The inductive type `true`

has one constructor (called `true.intro`

); the inductive type `false`

has no constructors. Remember that we model truth and falsehood of propositions in Lean by whether the corresponding type has a term or not. Faced with a goal of `⊢ true`

you can prove it with `exact true.intro`

. You cannot make a term of type `false`

“absolutely” – the only time it can happen is if you are in a “relative” situation where you have hypotheses, some of which are contradictory.

If `P`

and `Q`

are Propositions, then you can use inductive types to make the propositions `and P Q`

and `or P Q`

, with notations `P ∧ Q`

and `P ∨ Q`

. Here are their definitions:

```
variables (P Q : Prop)
inductive and : Prop
| intro (hp : P) (hq : Q) : and
inductive or : Prop
| intro_left (hP : P) : or
| intro_right (hQ : Q) : or
```

If you do `cases h`

with `h : P ∧ Q`

then, because `and`

has one constructor (`and.intro`

), you end up with one goal. If you do `cases h`

with `h : P ∨ Q`

then you end up with two goals, because `or`

has two constructors (`or.intro_left`

and `or.intro_right`

). If you do `cases h`

with `h : false`

then you end up with no goals, because `false`

has no constructors. When Lean sees that there are no goals left, it prints `Goals accomplished`

; if you have no goals left, you’ve proved the result you were trying to prove. It took me some time to recalibrate my thinking to this “inductive” way of thinking about logic.

We say “let `G`

be a group” in Lean using inductive types, but the types involved are very simple inductive types with only one constructor. The type `group G`

is the type of group structures on `G`

. There is only way to make a term of type `group G`

– you have to give a multiplication on `G`

, an identity and an inverse function, and then check that it satisfies the group axioms.
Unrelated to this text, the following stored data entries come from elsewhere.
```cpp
struct AsrPointIndex {
    bool valid = false;
    const float* pts = nullptr;
    const float* radii = nullptr;
    i64 n = 0;
    int lsort = 0;
    float4* sorted = nullptr;
    int32_t* ids = nullptr;
    int32_t* rank = nullptr;
    float* srad = nullptr;
    u64* codes = nullptr;
    u64* tab_keys = nullptr;
    u64 tab_mask = 0;
    int32_t* tab_start = nullptr;
    int32_t* tab_end = nullptr;
    int tab_lmin = 0, tab_lmax = -1, tab_lhash = 0, tab_grow = 0;
};

struct asr_hip_context {
    hipStream_t stream = nullptr;
    std::string err;
    AsrOptions opt;
    std::map<const void*, asr_conv_plan> conv_plans;
    std::map<std::string, i64> sconv_launches;
    ArenaMark build_mark;
    bool build_mark_ok = false;
    Arena persist;
    Arena scratch;
    Arena plan_arena;
    uint64_t plan_arena_epoch = 0;
    u64* nodes = nullptr;
    u64* leaves = nullptr;
    i64 num_nodes = 0, num_leaves = 0;
    asr_octree_frame frame;
    asr_implicit_sizes sizes;
    GridDev grids[ASR_NUM_GRIDS];
    int32_t* agg_idx = nullptr;
    float* agg_dist = nullptr;
    float* agg_compat = nullptr;
    i64* agg_rs = nullptr;
    int32_t* agg_spos = nullptr;
    const float4* agg_sorted = nullptr;
    bool has_search = false;
    bool build_sharded = false;
    const int32_t* agg_rows = nullptr;
    i64 agg_nq = 0;
    const float* agg_qcenters = nullptr;
    const float* agg_qsizes = nullptr;
    AsrPointIndex pindex;
    i64 shard_prefix_hint = 0;
    int search_extras = 0;
    int leaf_lmin = -1, leaf_lmax = -1;
    float* values = nullptr;
    float* feats1 = nullptr;
    int feats1_width = 0;
    float* importance = nullptr;
    float* code = nullptr;
    bool code_ok = false;
    int code_width = 0;
    int code_scale_sdf = 0;
    float stage_ms[6] = {0, 0, 0, 0, 0, 0};
    hipEvent_t ev[8] = {};
    bool ev_ok = false;
    int* d_flags = nullptr;
    int* d_flags_base = nullptr;
    int flags_next = 0;
    float* d_zeros = nullptr;
    float* split_part = nullptr;
    size_t split_part_bytes = 0;
    unsigned* d_status = nullptr;
    unsigned* d_absmax = nullptr;
    void* radius_state = nullptr;
    void* mesh_state = nullptr;
    std::map<std::string, std::pair<const void*, size_t>> named;
    int device = 0;
    asr_hip_context* aux = nullptr;
    bool aux_stream_owned = false;
    hipEvent_t aux_ev = nullptr;
    hipEvent_t aux_t0 = nullptr, aux_t1 = nullptr;
    bool search_overlapped = false;
    typedef std::tuple<const void*, const void*, i64, i64, i64, i64, int> PackedKey;
    std::map<PackedKey, void*> packed_weights;
    Arena shard_mem;
    unsigned* shard_stage_send = nullptr;
    unsigned* shard_stage_recv = nullptr;
    size_t shard_stage_cap = 0;
    struct asr_shard_state* shard = nullptr;
    bool dry_launch = false;
};

#define ASR_FAIL(ctx, code, ...)                         \
    do {                                                 \
        char _b[512];                                    \
        snprintf(_b, sizeof(_b), __VA_ARGS__);           \
        (ctx)->err = _b;                                 \
        return (code);                                   \
    } while (0)

#define ASR_HIP_CHECK(ctx, expr)                                                            \
    do {                                                                                    \
        hipError_t _e = (expr);                                                             \
        if (_e != hipSuccess)                                                               \
            ASR_FAIL(ctx, ASR_HIP_EHIP, "%s failed: %s (%s:%d)", #expr, hipGetErrorString(_e), \
                     __FILE__, __LINE__);                                                   \
    } while (0)

#define ASR_CHECK_LAUNCH(ctx) ASR_HIP_CHECK(ctx, hipGetLastError())

#define ASR_TRY(expr)               \
    do {                            \
        int _r = (expr);            \
        if (_r != ASR_HIP_OK) return _r; \
    } while (0)

static inline int asr_ctx_zeros(asr_hip_context* ctx, const float** out) {
    if (!ctx->d_zeros) {
        ASR_HIP_CHECK(ctx, hipMalloc((void**)&ctx->d_zeros, 4096));
        ASR_HIP_CHECK(ctx, hipMemsetAsync(ctx->d_zeros, 0, 4096, ctx->stream));
    }
    *out = ctx->d_zeros;
    return ASR_HIP_OK;
}

template <class T>
static inline T* arena_alloc(Arena& a, size_t count) {
    return (T*)a.alloc(count * sizeof(T));
}

static inline unsigned grid_for(i64 n, int block) {
    i64 g = (n + block - 1) / block;
    if (g < 1) g = 1;
    return (unsigned)g;
}

__host__ __device__ static inline u64 asr_dilate21(u64 x) {
    x = (x | (x << 32)) & 0x001F00000000FFFFull;
    x = (x | (x << 16)) & 0x00FF0000FF0000FFull;
    x = (x | (x << 8)) & 0xF00F00F00F00F00Full;
    x = (x | (x << 4)) & 0x30C30C30C30C30C3ull;
    x = (x | (x << 2)) & 0x9249249249249249ull;
    return x;
}
__host__ __device__ static inline u64 asr_compact21(u64 x) {
    x &= 0x1249249249249249ull;
    x = ((x >> 2) | x) & 0x30C30C30C30C30C3ull;
    x = ((x >> 4) | x) & 0xF00F00F00F00F00Full;
    x = ((x >> 8) | x) & 0x00FF0000FF0000FFull;
    x = ((x >> 16) | x) & 0x001F00000000FFFFull;
    x = ((x >> 32) | x) & 0x00000000001FFFFFull;
    return x;
}
// ... 190 lines not shown
```

adaptive-surface-reconstruction_amd/csrc/asr_conv16.hip:

```cpp
#include <type_traits>

#include "asr_common.h"

namespace {

typedef float f32x4 __attribute__((ext_vector_type(4)));
typedef unsigned u32x4 __attribute__((ext_vector_type(4)));
typedef _Float16 f16x8 __attribute__((ext_vector_type(8)));
typedef __bf16 bf16x8 __attribute__((ext_vector_type(8)));
typedef float f32x2 __attribute__((ext_vector_type(2)));
typedef __bf16 bf16x2 __attribute__((ext_vector_type(2)));
typedef uint16_t u16;

constexpr int NBR_LD = 57;

constexpr bool is_bf16x3(int mode) { return mode == ASR_CONV16_BF16X3 || mode == ASR_CONV16_BF16X3_2ACC; }

__device__ inline u16 f32_to_bf16_bits(float x) {
    const f32x2 v = {x, 0.f};
    return (u16)(__builtin_bit_cast(unsigned, __builtin_convertvector(v, bf16x2)) & 0xffffu);
}

__device__ inline u16 f32_to_f16_bits(float x) {
    _Float16 h = (_Float16)x;
// ... 422 lines not shown
            if (SV_EXACT || w_lds[s] >= 0) s_B[buf][w_lds[s]] = st[s];
    };
    constexpr int ESZ = MODE == ASR_CONV16_F16 ? 2 : 4;
    const i64 a_span = a.num_inp > 0 ? ((a.num_inp - 1) * a.inp_ld + cin) * ESZ : 0;
    const bool a_big = a_span > (i64)(OOB_OFF - 4096);
    const __amdgpu_buffer_rsrc_t rs_a =
            __builtin_amdgcn_make_buffer_rsrc((void*)a.inp_features, 0, a_big ? 0 : (int)(unsigned)a_span, RSRC_FLAGS);
    const bool cin_tail = cin % KC != 0;
    int cache_k = -2;
    unsigned cache_off = OOB_OFF;
    const char* cache_row = (const char*)zeros;
    bool cache_valid = false;
    auto gather_a = [&](const int qk, const int qp, u32x4 (&aq)[NJ * AW]) __attribute__((always_inline)) {
        if (qk != cache_k) {
            cache_k = qk;
            const int idx = qk < 0 ? -1 : s_nbr[lrow * NBR_LD + qk];
            cache_valid = idx >= 0;
            cache_off = cache_valid ? (unsigned)idx * (unsigned)(a.inp_ld * ESZ) + (unsigned)(8 * g * ESZ) : OOB_OFF;
            if (a_big) cache_row = (const char*)a.inp_features + (i64)(cache_valid ? idx : 0) * a.inp_ld * ESZ;
        }
        if (!a_big && !cin_tail) {
            const int soff = qp * KC * ESZ;
#pragma unroll
            for (int j = 0; j < NJ; ++j)
#pragma unroll
                for (int h = 0; h < AW; ++h)
                    aq[j * AW + h] = __builtin_amdgcn_raw_buffer_load_b128(rs_a, (int)cache_off + (32 * j + 4 * h) * ESZ,
                                                                           soff, 0);
            return;
        }
#pragma unroll
        for (int j = 0; j < NJ; ++j) {
            const int c = qp * KC + 32 * j + 8 * g;
#pragma unroll
            for (int h = 0; h < AW; ++h) {
                const int cc = c + 4 * h;
                if (a_big) {
                    const void* src = (cache_valid && cc < cin) ? (const void*)(cache_row + (i64)cc * ESZ) : (const void*)zeros;
                    aq[j * AW + h] = *reinterpret_cast<const u32x4*>(src);
                } else {
                    const unsigned vo = cc < cin ? cache_off + (unsigned)((32 * j + 4 * h) * ESZ) : OOB_OFF;
                    aq[j * AW + h] = __builtin_amdgcn_raw_buffer_load_b128(rs_a, (int)vo, qp * KC * ESZ, 0);
                }
            }
        }
    };

    unsigned long long todo1 = bmask;
    int k_cur = bmask ? __builtin_ctzll(bmask) : -1, p_cur = 0;
    int k1 = k_cur, p1 = 0;
    ASR_SEQ_ADVANCE(todo1, k1, p1)
    if (k_cur >= 0) {
        load_panel(k_cur, p_cur, stage0);
        gather_a(k_cur, p_cur, a_q0);
        store_panel(0, stage0);
        load_panel(k1, p1, stage1);
        gather_a(k1, p1, a_q1);
    }
    __syncthreads();
    int buf = 0;
    const int ncol = lane & 15;
    auto step = [&](u32x4 (&aq)[NJ * AW], u32x4 (&st_free)[SV], u32x4 (&st_next)[SV]) __attribute__((always_inline)) {
        int k2 = k1, p2 = p1;
        ASR_SEQ_ADVANCE(todo1, k2, p2)
        store_panel(buf ^ 1, st_next);
        load_panel(k2, p2, st_free);
        const bool active = (wmask >> k_cur) & 1;
        float w4[4] = {0.f, 0.f, 0.f, 0.f};
        if (DUAL && has_b && p_cur == npanel - 1 && active) {
#pragma unroll
            for (int i = 0; i < 4; ++i) {
                const int idx = s_nbr[(wave * 16 + 4 * g + i) * NBR_LD + k_cur];
                w4[i] = *(idx >= 0 ? a.inp_importance + idx : zeros);
            }
        }
        u32x4 fa[NJ][PLANES];
        {
#pragma unroll
            for (int j = 0; j < NJ; ++j) {
                if constexpr (MODE == ASR_CONV16_F16) {
                    fa[j][0] = aq[j];
                } else if constexpr (MODE == ASR_CONV16_F16X2) {
                    sconv16_split_f16x2(aq[j * 2], aq[j * 2 + 1], a_scale, fa[j][0], fa[j][PLANES > 1 ? 1 : 0]);
                } else {
                    unsigned p0[4], p1[4], p2[4];
#pragma unroll
                    for (int i = 0; i < 4; ++i) {
                        const f32x2 v = {__uint_as_float(aq[j * 2 + (i >> 1)][2 * (i & 1)]),
                                         __uint_as_float(aq[j * 2 + (i >> 1)][2 * (i & 1) + 1])};
                        p0[i] = __builtin_bit_cast(unsigned, __builtin_convertvector(v, bf16x2));
                        const f32x2 r1 = {v.x - __uint_as_float(p0[i] << 16), v.y - __uint_as_float(p0[i] & 0xffff0000u)};
                        p1[i] = __builtin_bit_cast(unsigned, __builtin_convertvector(r1, bf16x2));
                        const f32x2 r2 = {r1.x - __uint_as_float(p1[i] << 16), r1.y - __uint_as_float(p1[i] & 0xffff0000u)};
                        p2[i] = __builtin_bit_cast(unsigned, __builtin_convertvector(r2, bf16x2));
                    }
                    fa[j][0] = (u32x4){p0[0], p0[1], p0[2], p0[3]};
                    fa[j][PLANES > 1 ? 1 : 0] = (u32x4){p1[0], p1[1], p1[2], p1[3]};
                    fa[j][PLANES > 2 ? 2 : 0] = (u32x4){p2[0], p2[1], p2[2], p2[3]};
                }
            }
        }
        gather_a(k2, p2, aq);
        if (active) {
            const u32x4* sb = s_B[buf];
            __builtin_amdgcn_s_setprio(1);
            sconv16_products<NT, KC, MODE, IMP, DUAL, PLANES, NJ, NL>(fa, sb, acc, tacc, has_b, ncol, g, lo);
            __builtin_amdgcn_s_setprio(0);
            if ((IMP || DUAL) && p_cur == npanel - 1) {
                if (IMP) {
#pragma unroll
                    for (int i = 0; i < 4; ++i) w4[i] = s_w[(wave * 16 + 4 * g + i) * NBR_LD + k_cur];
#pragma unroll
                    for (int nb = 0; nb < NT; ++nb) {
#pragma unroll
                        for (int i = 0; i < 4; ++i) acc[nb][i] += w4[i] * tacc[nb][i];
                        tacc[nb] = {0.f, 0.f, 0.f, 0.f};
                    }
                } else if (has_b) {
#pragma unroll
                    for (int i = 0; i < 4; ++i) acc_b[i] += w4[i] * tacc[0][i];
                    acc[NT - 1] += tacc[0];
                    tacc[0] = {0.f, 0.f, 0.f, 0.f};
                }
            }
        }
        __syncthreads();
        buf ^= 1;
        k_cur = k1;
        p_cur = p1;
        k1 = k2;
        p1 = p2;
    };
    while (k_cur >= 0) {
        step(a_q0, stage0, stage1);
        if (k_cur < 0) break;
        step(a_q1, stage1, stage0);
    }
#undef ASR_SEQ_ADVANCE

    int rows4[4];
    float norms4[4];
#pragma unroll
    for (int i = 0; i < 4; ++i) {
        rows4[i] = s_row[wave * 16 + 4 * g + i];
        norms4[i] = s_norm[wave * 16 + 4 * g + i];
    }
    if constexpr (MODE == ASR_CONV16_BF16X3_2ACC && !IMP) sconv16_fold_lo<NT, DUAL, NL>(acc, lo, tacc[0], has_b);
    sconv16_epilogue<NT, MODE, DUAL>(a, acc, acc_b, rows4, norms4, n0, ncol, ca, cout, has_b, out_f16, zeros, unscale);
    if (a.out_importance && ychunk == 0 && tid < TM && s_row[tid] >= 0)
        a.out_importance[s_row[tid]] = s_norm[tid];
}
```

So the inductive type `group G`

has just one constructor which takes all of this data as input and then outputs a term of type `group G`

. We will talk more about how to make the inductive type `group G`

when we get on to groups in section 3 or so.

## Quotient types

The third kind of type which you can make in Lean is a quotient type, which I mention here only for completeness. Lean does not actually need this kind of type – it is possible to make quotient types explicitly using inductive types. However for technical reasons (which mathematicians don’t need to worry about) they are a distinct primitive kind of type in Lean. The basic set-up is that you have a type `X`

and an equivalence relation `R`

on `X`

(for some reason this is referred to as a term of type `setoid X`

in Lean), and you want to make the quotient of `X`

by `R`

. This is the type which mathematicians would typically refer to as “the set of equivalence classes of `R`

”. In Lean it’s called `quotient R`

, and the map from `X`

to `quotient R`

is called `quotient.mk : X → quotient R`

. In particular you can make terms of type `quotient R`

by applying `quotient.mk`

to terms of type `X`

(this is just the construction sending an element of `X`

to its equivalence class). To define a function *from* `quotient R`

we use the `quotient.lift`

function; more on this later, when we construct some quotient types familiar to mathematicians.